Если мы попытаемся сформулировать правило, касающееся хотя бы одного-единственного аспекта сложной художественной практики Рембрандта, нам тут же придется перечислять исключения. Однако можно усмотреть закономерность в том, как часто эти столь явно акцентированные руки не совершают выразительных жестов и не несут какой-либо характеристики персонажа (как, скажем, изящные – и бессильные – руки аристократических персонажей Ван Дейка служат признаком их принадлежности к высшим слоям общества). Напротив, руки у Рембрандта часто уподоблены инструментам, с помощью которых мы можем дотрагиваться до предметов, хватать их.

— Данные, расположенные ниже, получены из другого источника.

# lijun9250lj/video-steganography-PCAMV

Measured on AMD Instinct MI355X. Metric: 1080p macroblocks/s (embed on), higher is better.
Workload: dtype u8

## Files before the change

### video-steganography-pcamv_amd/csrc/pcamv_prims_gpu.h

```cpp
#ifndef PCAMV_PRIMS_GPU_H
#define PCAMV_PRIMS_GPU_H
#include "pcamv_common.h"

__device__ __forceinline__ int pcamv_lane_id(void) { int l = (int)(threadIdx.x & 63); asm volatile("" : "+v"(l)); return l; }
#ifndef PCAMV_RD_LO
#define PCAMV_RD_LO 0
#endif
#define LANE() (PCAMV_RD_LO ? (int)(threadIdx.x & 63) : pcamv_lane_id())
__device__ __forceinline__ uint32_t clamp_u8(int v)
{
    asm volatile("" : "+v"(v));
    return (uint32_t)(v < 0 ? 0 : v > 255 ? 255 : v);
}
__device__ __forceinline__ uint32_t ld4u(const uint8_t *p) { uint32_t v; __builtin_memcpy(&v, p, 4); return v; }
__device__ __forceinline__ uint32_t lds4(const uint8_t *p) { return *(const uint32_t *)p; }
__device__ __forceinline__ void sts4(uint8_t *p, uint32_t v) { *(uint32_t *)p = v; }
__device__ __forceinline__ uint32_t avg4(uint32_t a, uint32_t b) { return __builtin_amdgcn_lerp(a, b, 0x01010101u); }
__device__ __forceinline__ int dpp_qp1(int v) { return __builtin_amdgcn_update_dpp(0, v, 0xB1, 0xf, 0xf, false); }
__device__ __forceinline__ int dpp_qp2(int v) { return __builtin_amdgcn_update_dpp(0, v, 0x4E, 0xf, 0xf, false); }
__device__ __forceinline__ int dpp_hmir(int v) { return __builtin_amdgcn_update_dpp(0, v, 0x141, 0xf, 0xf, false); }
__device__ __forceinline__ int dpp_mir(int v) { return __builtin_amdgcn_update_dpp(0, v, 0x140, 0xf, 0xf, false); }

__device__ __forceinline__ int group_sum(int v, int g)
{
    if (g >= 2) v += dpp_qp1(v);
    if (g >= 4) v += dpp_qp2(v);
    if (g >= 8) v += dpp_hmir(v);
    if (g >= 16) v += dpp_mir(v);
    return v;
}
__device__ __forceinline__ int wave_sum_all(int v)
{
    v = group_sum(v, 16);
    return __builtin_amdgcn_readlane(v, 0) + __builtin_amdgcn_readlane(v, 16) + __builtin_amdgcn_readlane(v, 32) + __builtin_amdgcn_readlane(v, 48);
}

__device__ __forceinline__ int hadamard4x4_abs(const uint32_t e[4], const uint32_t r[4])
{
    int t[4][4], s = 0;
#pragma unroll
    for (int y = 0; y < 4; y++) {
        int d0 = (int)(e[y] & 255) - (int)(r[y] & 255), d1 = (int)((e[y] >> 8) & 255) - (int)((r[y] >> 8) & 255);
        int d2 = (int)((e[y] >> 16) & 255) - (int)((r[y] >> 16) & 255), d3 = (int)(e[y] >> 24) - (int)(r[y] >> 24);
        int s01 = d0 + d1, d01 = d0 - d1, s23 = d2 + d3, d23 = d2 - d3;
        t[y][0] = s01 + s23; t[y][1] = d01 + d23; t[y][2] = s01 - s23; t[y][3] = d01 - d23;
    }
#pragma unroll
    for (int x = 0; x < 4; x++) {
        int s01 = t[0][x] + t[1][x], d01 = t[0][x] - t[1][x], s23 = t[2][x] + t[3][x], d23 = t[2][x] - t[3][x];
        s += iabs(s01 + s23) + iabs(d01 + d23) + iabs(s01 - s23) + iabs(d01 - d23);
    }
    return s;
}
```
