+__device__ __forceinline__ void tail_load_q(const unsigned short* qkv, int b, int r0, int L, int h, int lane, uint4 (&qq)[2]) {
+  const int n = r0 + (lane & 31), g = lane >> 5;
+#pragma unroll
+  for (int sx = 0; sx < 2; ++sx) {
+    if (n < L) qq[sx] = *reinterpret_cast<const uint4*>(qkv + ((size_t)b * L + n) * (3 * 128) + h * 32 + 16 * sx + 8 * g);
+    else qq[sx] = make_uint4(0, 0, 0, 0);
+  }
+}
+__device__ __forceinline__ void tail_context_operand(const float* wsb, int h, int lane, float scale, unsigned* fail_flag, uint4 (&af)[2]) {
+  const int i32 = lane & 31, g = lane >> 5;
+  const float ksv = wsb[128 + h * 32 + i32];
+  float craw[16];
+#pragma unroll
+  for (int sx = 0; sx < 2; ++sx)
+#pragma unroll
+    for (int m = 0; m < 8; ++m) craw[8 * sx + m] = wsb[2 * 128 + (size_t)h * 32 * 32 + (16 * sx + 8 * g + m) * 32 + i32];
+  const bool ks_bad = !(ksv >= kLinattnKsumMin && ksv < kLinattnKsumMax);
+  if (ks_bad && fail_flag) __hip_atomic_store(fail_flag, kDevFailCtxRange, __ATOMIC_RELAXED, __HIP_MEMORY_SCOPE_SYSTEM);
+  const float sk = scale / ksv;
+#pragma unroll
+  for (int sx = 0; sx < 2; ++sx) {
+    unsigned wv[4];
+#pragma unroll
+    for (int m = 0; m < 8; m += 2) {
+      const int d0 = 16 * sx + 8 * g + m;
+      const float c0 = craw[8 * sx + m] * __shfl(sk, d0);
+      const float c1 = craw[8 * sx + m + 1] * __shfl(sk, d0 + 1);
+      wv[m >> 1] = (unsigned)af2bf(c0) | ((unsigned)af2bf(c1) << 16);
+    }
+    af[sx] = make_uint4(wv[0], wv[1], wv[2], wv[3]);
+  }
+}
+
 template <int C>
-__global__ __launch_bounds__(256) void linattn_tail_mfma_kernel(const unsigned short* qkv, const float* ws, size_t ws_stride, float scale,
+__global__ __launch_bounds__(512, C == 256 ? 4 : 2) void linattn_tail_mfma_kernel(const unsigned short* qkv, const float* ws, size_t ws_stride, float scale,
                                                                 const unsigned short* wo, int n_pad, const float* bias, const float* gain,
-                                                                const unsigned short* resid, unsigned short* out, int L, unsigned* fail_flag) {
-  constexpr int D = 32, HD = 128, R = 32, CPW = C / 4, NT = CPW / 32;
-  constexpr int AP = HD + 8;
-  constexpr int TP = CPW * 4 + 16;
+                                                                const unsigned short* resid, unsigned short* out, int L, int nblk, int npairs,
+                                                                int nb, unsigned* fail_flag, unsigned long long* stamps) {
+  constexpr int D = 32, HD = 128, R = kTailRows, CPW = C / kTailWaves, NT = CPW / 32;
+  using Lds = TailLds<C>;
+  constexpr int AP = Lds::AP, TP = Lds::TP;
+  constexpr bool kResidAhead = C <= 512;
   extern __shared__ __attribute__((aligned(16))) char smem[];
   unsigned short* sA = reinterpret_cast<unsigned short*>(smem);
-  float* sred = reinterpret_cast<float*>(smem + (size_t)R * AP * 2);
-  float* srow = sred + 4 * R;
-  char* strans = smem + (size_t)R * AP * 2 + (size_t)5 * R * 4;
-  const int b = blockIdx.y, tid = threadIdx.x;
-  const int w = tid >> 6, lane = tid & 63, i32 = lane & 31, g = lane >> 5;
-  const int r0 = blockIdx.x * R;
-  const float* wsb = ws + (size_t)b * ws_stride;
-  const int colw = w * CPW + i32;
+  float* sred = reinterpret_cast<float*>(smem + Lds::red);
+  float* smean = reinterpret_cast<float*>(smem + Lds::mean);
+  float* srstd = reinterpret_cast<float*>(smem + Lds::rstd);
+  char* strans = smem + Lds::trans;
+  const int tid = threadIdx.x;
+  const int w = __builtin_amdgcn_readfirstlane(tid >> 6), lane0 = tid & 63;
+  const int colw = w * CPW + (lane0 & 31);
+  unsigned long long tst[6] = {0, 0, 0, 0, 0, 0};
+  if (LDC_TAIL_STAMPS) tst[0] = __builtin_amdgcn_s_memtime();
   uint4 bfr[8][NT];
 #pragma unroll
   for (int ks = 0; ks < 8; ++ks)
 #pragma unroll
     for (int j = 0; j < NT; ++j)
-      bfr[ks][j] = *reinterpret_cast<const uint4*>(wo + ((size_t)(ks >> 1) * n_pad + colw + 32 * j) * 32 + (ks & 1) * 16 + 8 * g);
+      bfr[ks][j] = *reinterpret_cast<const uint4*>(wo + ((size_t)(ks >> 1) * n_pad + colw + 32 * j) * 32 + (ks & 1) * 16 + 8 * (lane0 >> 5));
   float bv[NT], gv[NT];
 #pragma unroll
   for (int j = 0; j < NT; ++j) { bv[j] = bias[colw + 32 * j]; gv[j] = gain[colw + 32 * j]; }
-  {
-    const int h = w;
-    const int n = r0 + i32;
-    uint4 qq[2];
-#pragma unroll
-    for (int sx = 0; sx < 2; ++sx) {
-      if (n < L) qq[sx] = *reinterpret_cast<const uint4*>(qkv + ((size_t)b * L + n) * (3 * HD) + h * D + 16 * sx + 8 * g);
-      else qq[sx] = make_uint4(0, 0, 0, 0);
-    }
-    uint4 af[2];
-    bool ks_bad = false;
-#pragma unroll
-    for (int sx = 0; sx < 2; ++sx) {
-      unsigned wv[4];
-#pragma unroll
-      for (int m = 0; m < 8; m += 2) {
-        const int d0 = 16 * sx + 8 * g + m;
-        const float ks0 = wsb[HD + h * D + d0], ks1 = wsb[HD + h * D + d0 + 1];
-        ks_bad |= !(ks0 >= kLinattnKsumMin && ks0 < kLinattnKsumMax) | !(ks1 >= kLinattnKsumMin && ks1 < kLinattnKsumMax);
-        const float c0 = wsb[2 * HD + (size_t)h * D * D + d0 * D + i32] * (scale / ks0);
-        const float c1 = wsb[2 * HD + (size_t)h * D * D + (d0 + 1) * D + i32] * (scale / ks1);
-        wv[m >> 1] = (unsigned)af2bf(c0) | ((unsigned)af2bf(c1) << 16);
-      }
-      af[sx] = make_uint4(wv[0], wv[1], wv[2], wv[3]);
-    }
-    if (ks_bad && fail_flag) __hip_atomic_store(fail_flag, kDevFailCtxRange, __ATOMIC_RELAXED, __HIP_MEMORY_SCOPE_SYSTEM);
-    float x[16];
-    float mx = -INFINITY;
-#pragma unroll
-    for (int sx = 0; sx < 2; ++sx) {
-      const unsigned wv[4] = {qq[sx].x, qq[sx].y, qq[sx].z, qq[sx].w};
-#pragma unroll
-      for (int m = 0; m < 4; ++m) {
-        x[8 * sx + 2 * m] = abf2f((unsigned short)(wv[m] & 0xffffu));
-        x[8 * sx + 2 * m + 1] = abf2f((unsigned short)(wv[m] >> 16));
-      }
-    }
-#pragma unroll
-    for (int m = 0; m < 16; ++m) mx = fmaxf(mx, x[m]);
-    mx = fmaxf(mx, __shfl_xor(mx, 32));
-    float sum = 0.f;
-#pragma unroll
-    for (int m = 0; m < 16; ++m) { x[m] = __expf(x[m] - mx); sum += x[m]; }
-    sum += __shfl_xor(sum, 32);
-    const float inv = 1.0f / sum;
-    uint4 bq[2];
-#pragma unroll
-    for (int sx = 0; sx < 2; ++sx) {
-      unsigned wv[4];
-#pragma unroll
-      for (int m = 0; m < 4; ++m)
-        wv[m] = (unsigned)af2bf(x[8 * sx + 2 * m] * inv) | ((unsigned)af2bf(x[8 * sx + 2 * m + 1] * inv) << 16);
-      bq[sx] = make_uint4(wv[0], wv[1], wv[2], wv[3]);
-    }
-    lf32x16 acc1;
-#pragma unroll
-    for (int r = 0; r < 16; ++r) acc1[r] = 0.f;
-    acc1 = mfma_bf16(af[0], bq[0], acc1);
-    acc1 = mfma_bf16(af[1], bq[1], acc1);
-    unsigned short* arow = sA + (size_t)i32 * AP + h * D;
-#pragma unroll
-    for (int rr = 0; rr < 4; ++rr) {
-      const unsigned lo = (unsigned)af2bf(acc1[4 * rr]) | ((unsigned)af2bf(acc1[4 * rr + 1]) << 16);
-      const unsigned hi = (unsigned)af2bf(acc1[4 * rr + 2]) | ((unsigned)af2bf(acc1[4 * rr + 3]) << 16);
-      *reinterpret_cast<uint2*>(arow + 8 * rr + 4 * g) = make_uint2(lo, hi);
-    }
-  }
-  __syncthreads();
-  lf32x16 acc[NT];
-#pragma unroll
-  for (int j = 0; j < NT; ++j)
-#pragma unroll
-    for (int r = 0; r < 16; ++r) acc[j][r] = 0.f;
-#pragma unroll
-  for (int ks = 0; ks < 8; ++ks) {
-    const uint4 afr = *reinterpret_cast<const uint4*>(sA + (size_t)i32 * AP + 16 * ks + 8 * g);
-#pragma unroll
-    for (int j = 0; j < NT; ++j) acc[j] = mfma_bf16(afr, bfr[ks][j], acc[j]);
-  }
-  constexpr int LPR = CPW / 4;
-  constexpr int RPS = 64 / LPR;
-  constexpr int NSW = R / RPS;
-  const int rsub = lane / LPR, piece = lane % LPR;
-  uint2 rres[NSW];
-#pragma unroll
-  for (int sw = 0; sw < NSW; ++sw) {
-    const int n = r0 + sw * RPS + rsub;
-    rres[sw] = n < L ? *reinterpret_cast<const uint2*>(resid + ((size_t)b * L + n) * C + w * CPW + piece * 4) : make_uint2(0, 0);
-  }
-#pragma unroll
-  for (int j = 0; j < NT; ++j)
-#pragma unroll
-    for (int r = 0; r < 16; ++r) acc[j][r] += bv[j];
-  const int rr = i32 >> 1;
-  const int my_row = (rr & 3) + 8 * (rr >> 2) + 4 * g;
-  {
-    float v[16];
+  if (LDC_TAIL_STAMPS) { asm volatile("s_waitcnt vmcnt(0)" ::: "memory"); tst[1] = __builtin_amdgcn_s_memtime(); }
+  const int p0 = blockIdx.x * nb, p1 = min(p0 + nb, npairs);
+  int b = p0 / nblk, r0 = (p0 - b * nblk) * R;
+  uint4 qq[2], af[2];
+  if (w < 4) {
+    tail_load_q(qkv, b, r0, L, w, lane0, qq);
+    tail_context_operand(ws + (size_t)b * ws_stride, w, lane0, scale, fail_flag, af);
+  }
+#pragma unroll 1
+  for (int p = p0; p < p1; ++p) {
+    int lane = lane0;
+    asm volatile("" : "+v"(lane));
+    const int i32 = lane & 31, g = lane >> 5;
+    if (w < 4) {
+      const int h = w;
+      float x[16];
+      float mx = -INFINITY;
+#pragma unroll
+      for (int sx = 0; sx < 2; ++sx) {
+        const unsigned wv[4] = {qq[sx].x, qq[sx].y, qq[sx].z, qq[sx].w};
+#pragma unroll
+        for (int m = 0; m < 4; ++m) {
+          x[8 * sx + 2 * m] = abf2f((unsigned short)(wv[m] & 0xffffu));
+          x[8 * sx + 2 * m + 1] = abf2f((unsigned short)(wv[m] >> 16));
+        }
+      }
+#pragma unroll
+      for (int m = 0; m < 16; ++m) mx = fmaxf(mx, x[m]);
+      mx = fmaxf(mx, __shfl_xor(mx, 32));
+      float sum = 0.f;
+#pragma unroll
+      for (int m = 0; m < 16; ++m) { x[m] = __expf(x[m] - mx); sum += x[m]; }
+      sum += __shfl_xor(sum, 32);
+      const float inv = 1.0f / sum;
+      uint4 bq[2];
+#pragma unroll
+      for (int sx = 0; sx < 2; ++sx) {
+        unsigned wv[4];
+#pragma unroll
+        for (int m = 0; m < 4; ++m)
+          wv[m] = (unsigned)af2bf(x[8 * sx + 2 * m] * inv) | ((unsigned)af2bf(x[8 * sx + 2 * m + 1] * inv) << 16);
+        bq[sx] = make_uint4(wv[0], wv[1], wv[2], wv[3]);
+      }
+      lf32x16 acc1;
+#pragma unroll
+      for (int r = 0; r < 16; ++r) acc1[r] = 0.f;
+      acc1 = mfma_bf16(af[0], bq[0], acc1);
+      acc1 = mfma_bf16(af[1], bq[1], acc1);
+      unsigned short* arow = sA + (size_t)i32 * AP + h * D;
+#pragma unroll
+      for (int rr = 0; rr < 4; ++rr) {
+        const unsigned lo = (unsigned)af2bf(acc1[4 * rr]) | ((unsigned)af2bf(acc1[4 * rr + 1]) << 16);
+        const unsigned hi = (unsigned)af2bf(acc1[4 * rr + 2]) | ((unsigned)af2bf(acc1[4 * rr + 3]) << 16);
+        *reinterpret_cast<uint2*>(arow + 8 * rr + 4 * g) = make_uint2(lo, hi);
+      }
+    }
+    __syncthreads();
+    if (LDC_TAIL_STAMPS) tst[2] = __builtin_amdgcn_s_memtime();
+    lf32x16 acc[NT];
+#pragma unroll
+    for (int j = 0; j < NT; ++j)
+#pragma unroll
+      for (int r = 0; r < 16; ++r) acc[j][r] = 0.f;
+#pragma unroll
+    for (int ks = 0; ks < 8; ++ks) {
+      const uint4 afr = *reinterpret_cast<const uint4*>(sA + (size_t)i32 * AP + 16 * ks + 8 * g);
+#pragma unroll
+      for (int j = 0; j < NT; ++j) acc[j] = mfma_bf16(afr, bfr[ks][j], acc[j]);
+    }
+    constexpr int LPR = CPW / 4;
+    constexpr int RPS = 64 / LPR;
+    constexpr int NSW = R / RPS;
+    const int rsub = lane / LPR, piece = lane % LPR;
+    constexpr int NSA = kResidAhead ? NSW : 0;
+    uint2 rres[NSW];
+    auto load_resid = [&](int sw) {
+      const int n = r0 + sw * RPS + rsub;
+      rres[sw] = n < L ? *reinterpret_cast<const uint2*>(resid + ((size_t)b * L + n) * C + w * CPW + piece * 4) : make_uint2(0, 0);
+    };
+#pragma unroll
+    for (int sw = 0; sw < NSA; ++sw) load_resid(sw);
+    int bn = b, rn = r0 + R;
+    if (rn >= L) { bn = b + 1; rn = 0; }
+    const bool more = p + 1 < p1;
+    if (more && w < 4) tail_load_q(qkv, bn, rn, L, w, lane, qq);
+    if (LDC_TAIL_STAMPS) tst[3] = __builtin_amdgcn_s_memtime();
+#pragma unroll
+    for (int j = 0; j < NT; ++j)
+#pragma unroll
+      for (int r = 0; r < 16; ++r) acc[j][r] += bv[j];
+    const int rr = i32 >> 1;
+    const int my_row = (rr & 3) + 8 * (rr >> 2) + 4 * g;
+    {
+      float v[16];
+#pragma unroll
+      for (int r = 0; r < 16; ++r) {
+        float sacc = 0.f;
+#pragma unroll
+        for (int j = 0; j < NT; ++j) sacc += acc[j][r];
+        v[r] = sacc;
+      }
+      const float tot = reduce16_over32(v, lane);
+      if ((lane & 1) == 0) sred[w * R + my_row] = tot;
+    }
+    __syncthreads();
+    if (tid < R) {
+      float t = sred[tid];
+#pragma unroll
+      for (int k = 1; k < kTailWaves; ++k) t += sred[k * R + tid];
+      smean[tid] = t * (1.0f / (float)C);
+    }
+    __syncthreads();
+    {
+      float v[16];
+#pragma unroll
+      for (int r = 0; r < 16; ++r) {
+        const float mean = smean[(r & 3) + 8 * (r >> 2) + 4 * g];
+        float sacc = 0.f;
+#pragma unroll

Иногда он достигает подобного эффекта косвенными средствами – так, в «Ночном дозоре» тень от воздетой во властном жесте руки капитана Баннинга Кока подчеркнуто выделена на фоне лимонно-желтого кафтана его лейтенанта (ил. 34)
.Название картины «Аристотель, созерцающий бюст Гомера» мы воспринимаем как нечто само собой разумеющееся и потому не замечаем, что отношение философа к великому поэту, которым он восхищался, Рембрандт передает с помощью прикосновения (ил. 20)
. Непомерно большая левая рука Аристотеля, играя тяжелой золотой цепью, покоится на его бедре, в то время как правая возлежит на мраморном бюсте, чтобы сполна ощутить его осязаемую вещественность, а значит – постичь. (Этот бюст, как и раковина на гравюре 1650 года, входил в собственную коллекцию Рембрандта, и он сам, и его ученики неоднократно его писали и рисовали.) Правая рука Аристотеля окрашивается в кремовый цвет бюста, который она осязает, левая же сохраняет привычный, более румяный оттенок плоти. В нашем распоряжении случайно оказались свидетельства о том, что этот особый жест изображенного зрители отметили тотчас же после того, как Рембрандт написал картину. «Аристотеля» заказал итальянский коллекционер, который намеревался собрать несколько полотен на подобный сюжет и повесить их рядом с работой Рембрандта. Желая, чтобы Гверчино написал картину в пандан к «Аристотелю», он послал ему рисунок, выполненный по оригиналу Рембрандта. В ответ итальянский художник предложил написать портрет космографа (то есть портрет человека, положившего руку на глобус), который, с его точки зрения, мог бы дополнить картину Рембрандта, которую он посчитал портретом физиономиста (то есть ученого, исследующего человеческую природу через изучение черт лица). Иными словами, Гверчино был восхищен находкой коллеги – жестом Аристотеля, возложившего руку на бюст, и истолковал этот жест как имеющий отношение к особой форме познания – физиогномике.Высказывались предположения, что «Аристотель» Рембрандта принадлежит к известной разновидности портретов того времени, на которых изображались либо заказчик-коллекционер с особо ценимыми предметами из его собственного собрания, либо ученый или художник – с бюстом особо почитаемого интеллектуала или любимой модели[48]
. Однако «Аристотеля» можно счесть и рембрандтовской версией картины в духе «Врача» Доу (ил. 21), который, кстати, тоже был написан в 1653 году. Иными словами, эту картину относят к тем, что посвящены познанию или способам постижения мира. Приняв Аристотеля за физиономиста, Гверчино рассматривал полотно именно в таком ключе. Как бы мы ни определяли природу подобного познания, с точки зрения Рембрандта важно, что постижение мира активно осуществляется через осязание. Взор Аристотеля, глаза которого, как это часто бывает у Рембрандта, скрыты в глубокой тени, не устремлен ни на что во внешнем мире. Погруженный, должно быть, в свои мысли, он воспринимает мир одним осязанием[49]. Врач на картине Доу изображен постигающим человеческую природу исключительно посредством зрения. Он запечатлен в тот миг, когда направляет взгляд на содержимое сосуда с мочой, субстанцией, внешний вид которой в ту пору, как и в наши дни, давал представление о здоровье пациента. Отведя взгляд от сосуда, как вот-вот поступит врач на картине Доу, мы непременно заметим лежащий на видном месте иллюстрированный учебник по анатомии Везалия; этот фолиант ясно различим, текст на его страницах легко читаем. В отличие от запечатленного Доу трактата, целая стопа книг, виднеющаяся слева на картине Рембрандта, состоит из томов осязаемых, толстых и тяжелых, но без надписей на корешках. Самая манера, в которой исполнена жанровая сцена Доу, гладкость живописи, где не заметен ни единый мазок, проникнута доверием к видимому облику вещей, подобно тому, как доверяется ему изображенный на картине доктор. Трудно вообразить больший контраст с картиной Доу, чем испещренный впадинками и выпуклостями красочный слой на картине Рембрандта и изображенный им задумчивый Аристотель, предпочитающий зрению осязание.